(WHAT THE TASK REQUIRES): Please output the entries below from the line that contains "neg_maxout[ind], pos_maxout[ind], off)" through the final line, reproduced exactly and alone.

(Records from a data collection):

--------------------------------------------------

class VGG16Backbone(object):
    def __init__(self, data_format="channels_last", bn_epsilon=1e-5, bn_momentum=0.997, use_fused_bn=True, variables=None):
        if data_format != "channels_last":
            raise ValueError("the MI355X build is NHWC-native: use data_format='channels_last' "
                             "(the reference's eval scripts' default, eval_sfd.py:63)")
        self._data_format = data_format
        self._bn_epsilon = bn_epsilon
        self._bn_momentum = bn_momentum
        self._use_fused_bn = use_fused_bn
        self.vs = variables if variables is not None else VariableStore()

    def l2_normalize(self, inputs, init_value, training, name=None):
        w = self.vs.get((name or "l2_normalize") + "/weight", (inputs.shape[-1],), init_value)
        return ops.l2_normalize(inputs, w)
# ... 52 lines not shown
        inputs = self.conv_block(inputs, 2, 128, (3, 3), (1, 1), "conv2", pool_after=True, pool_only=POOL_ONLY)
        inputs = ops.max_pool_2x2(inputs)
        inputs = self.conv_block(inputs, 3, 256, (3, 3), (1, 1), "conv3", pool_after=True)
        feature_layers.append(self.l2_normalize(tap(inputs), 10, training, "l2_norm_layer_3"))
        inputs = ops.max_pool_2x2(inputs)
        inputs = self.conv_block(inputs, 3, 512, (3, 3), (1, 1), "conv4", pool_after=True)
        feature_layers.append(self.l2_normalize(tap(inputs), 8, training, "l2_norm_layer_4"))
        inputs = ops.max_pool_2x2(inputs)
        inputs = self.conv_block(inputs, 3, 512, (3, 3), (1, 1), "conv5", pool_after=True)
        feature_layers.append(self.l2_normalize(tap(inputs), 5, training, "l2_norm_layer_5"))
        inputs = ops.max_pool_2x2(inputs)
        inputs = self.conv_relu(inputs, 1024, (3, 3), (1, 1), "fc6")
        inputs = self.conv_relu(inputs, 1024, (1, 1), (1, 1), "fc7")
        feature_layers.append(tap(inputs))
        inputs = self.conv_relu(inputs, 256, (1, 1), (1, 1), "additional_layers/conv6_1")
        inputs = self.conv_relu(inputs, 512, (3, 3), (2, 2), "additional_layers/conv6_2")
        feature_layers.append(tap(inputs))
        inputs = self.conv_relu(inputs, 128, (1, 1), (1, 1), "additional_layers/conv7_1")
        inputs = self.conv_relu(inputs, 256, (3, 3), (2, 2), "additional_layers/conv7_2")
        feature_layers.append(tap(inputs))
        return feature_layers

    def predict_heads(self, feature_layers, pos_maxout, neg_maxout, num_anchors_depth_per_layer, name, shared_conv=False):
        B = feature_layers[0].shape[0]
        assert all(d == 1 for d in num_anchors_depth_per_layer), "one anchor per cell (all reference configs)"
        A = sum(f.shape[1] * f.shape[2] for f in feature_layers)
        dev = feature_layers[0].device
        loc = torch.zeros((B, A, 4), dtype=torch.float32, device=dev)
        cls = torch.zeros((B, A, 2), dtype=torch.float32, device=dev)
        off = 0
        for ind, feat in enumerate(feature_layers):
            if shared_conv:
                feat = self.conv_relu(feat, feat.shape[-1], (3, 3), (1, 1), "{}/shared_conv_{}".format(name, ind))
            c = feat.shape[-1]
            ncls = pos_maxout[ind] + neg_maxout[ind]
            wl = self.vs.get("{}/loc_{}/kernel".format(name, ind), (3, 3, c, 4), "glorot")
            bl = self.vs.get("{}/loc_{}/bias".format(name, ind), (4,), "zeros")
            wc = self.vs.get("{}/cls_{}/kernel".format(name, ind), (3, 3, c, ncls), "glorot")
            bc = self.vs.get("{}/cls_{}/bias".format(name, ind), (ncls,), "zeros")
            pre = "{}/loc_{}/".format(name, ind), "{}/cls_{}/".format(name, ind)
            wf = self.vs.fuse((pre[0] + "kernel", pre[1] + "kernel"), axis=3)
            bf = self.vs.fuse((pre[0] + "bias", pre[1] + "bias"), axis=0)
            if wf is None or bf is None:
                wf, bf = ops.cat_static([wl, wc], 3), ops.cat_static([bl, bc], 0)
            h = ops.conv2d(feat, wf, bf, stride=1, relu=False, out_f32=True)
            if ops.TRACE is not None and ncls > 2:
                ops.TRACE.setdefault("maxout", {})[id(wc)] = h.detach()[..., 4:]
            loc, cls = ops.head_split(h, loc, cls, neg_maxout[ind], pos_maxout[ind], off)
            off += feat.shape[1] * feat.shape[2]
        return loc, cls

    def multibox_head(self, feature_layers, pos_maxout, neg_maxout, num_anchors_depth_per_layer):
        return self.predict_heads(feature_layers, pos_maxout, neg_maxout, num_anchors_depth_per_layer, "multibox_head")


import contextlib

--------------------------------------------------

(EXPECTED ANSWER):
            loc, cls = ops.head_split(h, loc, cls, neg_maxout[ind], pos_maxout[ind], off)
            off += feat.shape[1] * feat.shape[2]
        return loc, cls

    def multibox_head(self, feature_layers, pos_maxout, neg_maxout, num_anchors_depth_per_layer):
        return self.predict_heads(feature_layers, pos_maxout, neg_maxout, num_anchors_depth_per_layer, "multibox_head")


import contextlib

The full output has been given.